The input of each unit of the output layer was equal to the output response of the input layer after

lateral inhibition was multiplied by the weight and summed.

$$b_{i,j}=\sum _{x=1}^{\text{rows}}\sum _{y=1}^{\text{cols}}{a}_{x,y}^{inh}\times w_{x,y,i,j},(2)$$

where b_i,j is the output of the unit in row i and column j of the output layer without lateral inhibition, $a_{x,y}^{inh}$ is the output response of the unit located in row x and column y of the input layer after lateral inhibition, and w_x,y,i,j is the weight between the unit in row x and column y of the input layer and the unit in row i and column j of the output layer.

Detection of Number Sense

Four control sets were inputted into the neural network, and responses of each unit in the output layer were recorded under 30 repeated runs. If the average response curve of a unit contains the maximum response to a certain numerosity, then, the unit prefers the numerosity. Meanwhile, the distribution of preferred numerosities of numerosity-selective network units at each repeated run was recorded, and the average distribution of preferred numerosities was calculated in the process of 30 repeated runs.
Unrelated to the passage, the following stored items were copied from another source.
@@ -140,11 +197,13 @@
         bool any_schur = false;
         for (int id : ids) any_schur = any_schur || t.fr[(size_t)id].hp > 0;
         const bool la = !any_schur && steps >= 4 && !splpak::opt_get("SPLPAK_ND_NO_ROOT_LOOKAHEAD");
-        const bool la2 = la && !(splpak::opt_get("SPLPAK_ND_ROOT_LA") && atoi(splpak::opt_get("SPLPAK_ND_ROOT_LA")) == 1);
+        const char *la_opt = splpak::opt_get("SPLPAK_ND_ROOT_LA");
+        const int la_form = !la ? 0 : ((la_opt && atoi(la_opt) >= 1 && atoi(la_opt) <= 3) ? atoi(la_opt) : ROOT_LA_DEFAULT);
+        const int la_val = (la_form == 3 && (s->mdist || s->dist)) ? 2 : la_form;
         const int cla_blocks = splpak::opt_get("SPLPAK_ND_CHAIN_LA") ? atoi(splpak::opt_get("SPLPAK_ND_CHAIN_LA")) : 8;
         const bool cla = !la && two_level && steps >= 2 && (int)ids.size() <= cla_blocks && !s->mdist;
         s->sch.chain_la[(size_t)stg] = cla ? 1 : 0;
-        s->sch.lookahead[(size_t)stg] = la ? (la2 ? 2 : 1) : 0;
+        s->sch.lookahead[(size_t)stg] = (char)la_val;
         for (int k = 0; k < steps; ++k) {
             F.potrf.open(); F.trsm.open(); F.trsmb.open();
             for (auto *tab : syrk) tab->open();
@@ -154,21 +213,34 @@
             if (!F.potrf.close(S, K) || !F.trsm.close(S, K) || !F.trsmb.close(S, K)) return false;
             for (auto *tab : syrk)
                 if (!tab->close(S, K)) return false;
-            F.upd.l[S][K].flop = 2.0 * 64 * 64 * 256 * (double)F.upd.l[S][K].grid;
-            F.updr.l[S][K].flop = 2.0 * 64 * 64 * 256 * (double)F.updr.l[S][K].grid;
+            for (auto *tab : {&F.upd, &F.updr, &F.updc}) tab->l[S][K].flop = 2.0 * 64 * 64 * 256 * (double)tab->l[S][K].grid;
+            if (la && ids.size() == 1 && !step_covered(s, ids[0], k)) return false;
         }
         if (!stage_jobs(s, stg)) return false;
     }
-    for (size_t id = 0; id < t.fr.size(); ++id) {
+    std::vector<char> listed(t.fr.size(), 0);
+    auto front_inverses = [&](size_t id) {
         const NdFront &f = t.fr[id];
-        if (!s->mine.empty() && !s->mine[id]) continue;
+        if (listed[id] || (!s->mine.empty() && !s->mine[id])) return;
+        listed[id] = 1;
         for (int k = 0; k < f.nsteps; ++k) {
             const double *diag = s->factor + s->poff[id] + (long long)k * 256 + (long long)k * 256 * f.ld;
             const long long lb = s->lblk[id] + k;
             F.trinv.host.push_back(TrinvJob{diag, s->inv16 + lb * 4096, s->dinv + lb * 65536, s->dinvt + lb * 65536, f.ld});
         }
-    }
+    };
+    for (int stg = 0; stg < nstage; ++stg) {
+        Launch l;
+        l.first = (int)F.trinv.host.size();
+        if (stg != s->sch.root_stage)
+            for (int id : s->sch.sc.st[(size_t)stg].ids) front_inverses((size_t)id);
+        l.count = (int)F.trinv.host.size() - l.first;
+        F.trinv.l[(size_t)stg].assign(1, l);
+    }
+    F.trinv_tail.first = (int)F.trinv.host.size();
+    for (size_t id = 0; id < t.fr.size(); ++id) front_inverses(id);
     F.ntrinv = (int)F.trinv.host.size();
+    F.trinv_tail.count = F.ntrinv - F.trinv_tail.first;
     return true;
 }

First, output responses of units with the same preference (n = 1, 2, 4, 6, 8,,28, 30) were averaged to observe whether response curves on the linear scale demonstrate scale and distance effects and obtain average tuning curves. Average tuning curves for network units preferring each numerosity were plotted on a linear scale (f(x) = x). Second, a bar graph was used to plot the average distribution of preferred numerosities obtained under 30 repeated runs to examine the distribution of preferred numerosities of numerosity-selective network units. Finally, the study of the brain showed that response curves of quantity-selective neurons present a positive bias characteristic (Kutter et al., 2018). We fitted Gaussian functions to network tuning curves plotted on a linear scale and three different non-linearly compressed scales $(f\left(x\right)=x,f\left(x\right)=x^{\frac{1}{2}},f\left(x\right)=x^{\frac{1}{3}},\mathrm{and}f(x)={\text{log}}_2(x))$ and calculated the ratio of the regression sum of squares to the total sum of squares to investigate whether tuning curves of the model showed a positive bias characteristic. If the logarithmic scale is suited to tuning curves, then these curves should become symmetric around preferred numerosities when plotted on that scale, and the goodness of fit (r-square) of the Gaussian function to tuning curves should be increased. The average goodness of fit to tuning curves on different scales was plotted on a bar graph. We also plotted the standard deviation of the Gaussian function with optimal fit for each tuning curve of numerosity-selective network units on different scales.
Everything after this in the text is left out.